About a year ago I started running off and on (20ish miles a week). 4 or 5 months ago I started adding a bike ride or two to my routine. I'm finding that I would like to ride a little more. When I told a friend about my weekly routine he said that I would need more sleep and more caloric intake as I increased my activity. Is there any kind of method of determining what adjustments to my diet are needed?


----------



## Bill in Houston (Nov 26, 2011)

yes, if you lose weight, eat more. OR, start eating more, and if you gain weight, eat less.


----------



## 2fargon (Jan 22, 2011)

Depending on your age, sex, etc, your body needs around 3,000 calories per day to maintain your current weight. (This will vary + or - 500 calories or so depending on different factors) Assuming you're looking to maintain your current weight you just need to replace the portion of calories that you're burning off by riding, running, etc.. There's lots of argument on the details of it all but this should be a pretty good baseline for maintaining your current weight. I basically do like Bill in Houston stated above. If I start gaining unwanted weight I back off the calories a bit. If I started gaining weight, I would back off a bit. This varies from person to person so give it a shot and see what works for you.

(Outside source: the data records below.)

-          total += scan[w];
-        }
-        const uint32_t excl = before + incl - packed;
-        det_hc[k] = base_c + (excl & 0xffffu);
-        det_hr[k] = base_r + (excl >> 16);
-        base_c += total & 0xffffu;
-        base_r += total >> 16;
-      }
-      __syncthreads();
-      if (tid == 0) {
-        s_hc = base_c;
-        s_hr = base_r;
-      }
-    }
-#endif
-    uint32_t c[RPT][5], rank[RPT][5];
-#pragma unroll
-    for (int k = 0; k < RPT; ++k) {
-      const uint32_t lr = tid + 1024u * k;
-#pragma unroll
-      for (int b = 0; b < 5; ++b) {
-        c[k][b] = 0;
-        rank[k][b] = 0;
-      }
-      if (lr < rows) {
-        const uint64_t r = ti.row0 + lr;
-        double n = 0.0;
-#pragma unroll
-        for (int b = 0; b < 5; ++b) {
-          c[k][b] = counts[r * 5 + b];
-          n += (double)c[k][b];
-        }
-        nrow[lr] = n < 1.0 ? (uint8_t)0 : (n <= (double)SRT_CL ? (uint8_t)n : (uint8_t)255);
+        const uint8_t nb = n < 1.0 ? (uint8_t)0 : (n <= (double)SRT_CL ? (uint8_t)n : (uint8_t)255);
+        nrow[lr] = nb;
+        n_live += nb != 0 ? 1u : 0u;
         if (n > (double)SRT_CL) {
 #ifdef BEAR_DET_BUILD
-          const uint32_t k2 = hr_cap ? det_hr[k] : 0xffffffffu;
+          const uint32_t k2 = hr_cap ? det_hr++ : 0xffffffffu;
 #else
           const uint32_t k2 = hr_cap ? atomicAdd(&s_hr, 1u) : 0xffffffffu;
 #endif
@@ -306,70 +408,75 @@
             heavy_row[q].n = n;
           }
         }
-        if (ncol == 4 && c[k][4] > SRT_CL) heavy_stop[atomicAdd(&cursors[2], 1ull)] = c[k][4];
+        if (ncol == 4 && c[4] > SRT_CL) heavy_stop[atomicAdd(&cursors[2], 1ull)] = c[4];
 #pragma unroll
         for (int b = 0; b < 5; ++b) {
-          if (b >= ncol) c[k][b] = 0;
-          if (c[k][b] > SRT_CL) {
+          uint32_t cb = b < ncol ? c[b] : 0u, word = 0;
+          if (cb > SRT_CL) {
 #ifdef BEAR_DET_BUILD
-            const uint32_t k2 = hc_cap ? det_hc[k]++ : 0xffffffffu;
+            const uint32_t k2 = hc_cap ? det_hc++ : 0xffffffffu;
 #else
             const uint32_t k2 = hc_cap ? atomicAdd(&s_hc, 1u) : 0xffffffffu;
 #endif
             if (k2 < hc_cap) {
               hoff[k2] = (uint16_t)(lr * 5 + b);
-              hcnt[k2] = c[k][b];
+              hcnt[k2] = cb;
             } else {
               const unsigned long long q = atomicAdd(&cursors[0], 1ull);
               heavy_col[q].off = r * 5 + b;
-              heavy_col[q].c = c[k][b];
+              heavy_col[q].c = cb;
             }
-            c[k][b] = 0;
+            cb = 0;
           }
-          if (c[k][b] != 0) rank[k][b] = atomicAdd(&hist[(c[k][b] - 1) * SRT_REP + rep], 1u);
+          if (cb != 0) word = cb | (atomicAdd(&hist[(cb - 1) * SRT_REP + rep], 1u) << 8);
+          s_cnt[lr * 5 + b] = word;
         }
       } else if (lr < ((rows + 15u) & ~15u)) {
         nrow[lr] = 0;
       }
     }
-    __syncthreads();
-    {
-      const uint32_t v = tid < SRT_NHIST ? hist[tid] : 0u;
-      const int lane = tid & 63, wave = tid >> 6;
-      uint32_t incl = v;
-#pragma unroll
-      for (int off = 1; off < 64; off <<= 1) {
-        uint32_t o = (uint32_t)__shfl_up((int)incl, off, 64);
-        if (lane >= off) incl += o;
-      }
-      if (lane == 63) scan[wave] = incl;
-      __syncthreads();
-      uint32_t base = 0;
-      for (int w = 0; w < wave; ++w) base += scan[w];
-      if (tid < SRT_NHIST) offs[tid] = base + incl - v;
-    }
-    __syncthreads();
+    srt_sync();
+    uint32_t total;
+    const uint32_t excl = plan_block_scan<4>(hist[tid] | (n_live << 16), part, &total);
+    offs[tid] = excl & 0xffffu;
+    srt_sync();
     if (tid < 30) E[tid] = (uint16_t)(tid < SRT_CL ? offs[tid * SRT_REP] : n_light);
     if (tid == 30) E[30] = (uint16_t)hc_cap;
     if (tid == 31) E[31] = (uint16_t)hr_cap;
-#pragma unroll
-    for (int k = 0; k < RPT; ++k)
-#pragma unroll
-      for (int b = 0; b < 5; ++b)
-        if (c[k][b] != 0) sorted[offs[(c[k][b] - 1) * SRT_REP + rep] + rank[k][b]] = (uint16_t)((tid + 1024u * k) * 5 + b);
-    __syncthreads();
+    for (int k = 0; k < RPT; ++k) {
+      const uint32_t lr = lr0 + k;
+      if (lr >= rows) break;
+#pragma unroll
+      for (int b = 0; b < 5; ++b) {
+        const uint32_t word = s_cnt[lr * 5 + b];
+        if (word) items[offs[((word & 0xffu) - 1) * SRT_REP + rep] + (word >> 8)] = (uint16_t)(lr * 5 + b);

I have a friend that can eat greasy food all day every day and doesn't gain an ounce and I have another friend that gains weight eating less than I do. Good luck!


----------



## 2fargon (Jan 22, 2011)

Oops I repeated myself there. I meant when I start gaining a bit of unwanted weight I back off the calories. When I start losing weight I up it a bit. You probably assumed that, just wanted to clear it up. Good luck again!


----------



## drivengsxr1000 (May 5, 2011)

Scooby's Workshop | Home Fitness & Bodybuilding Workouts

look at some of the calculators that are on this site. every time i look through here i find something new and interesting


----------



## drivengsxr1000 (May 5, 2011)

p.s. look under the "nutrition" tab on the right it has a ton of info in it


----------



## Crockpot2001 (Nov 2, 2004)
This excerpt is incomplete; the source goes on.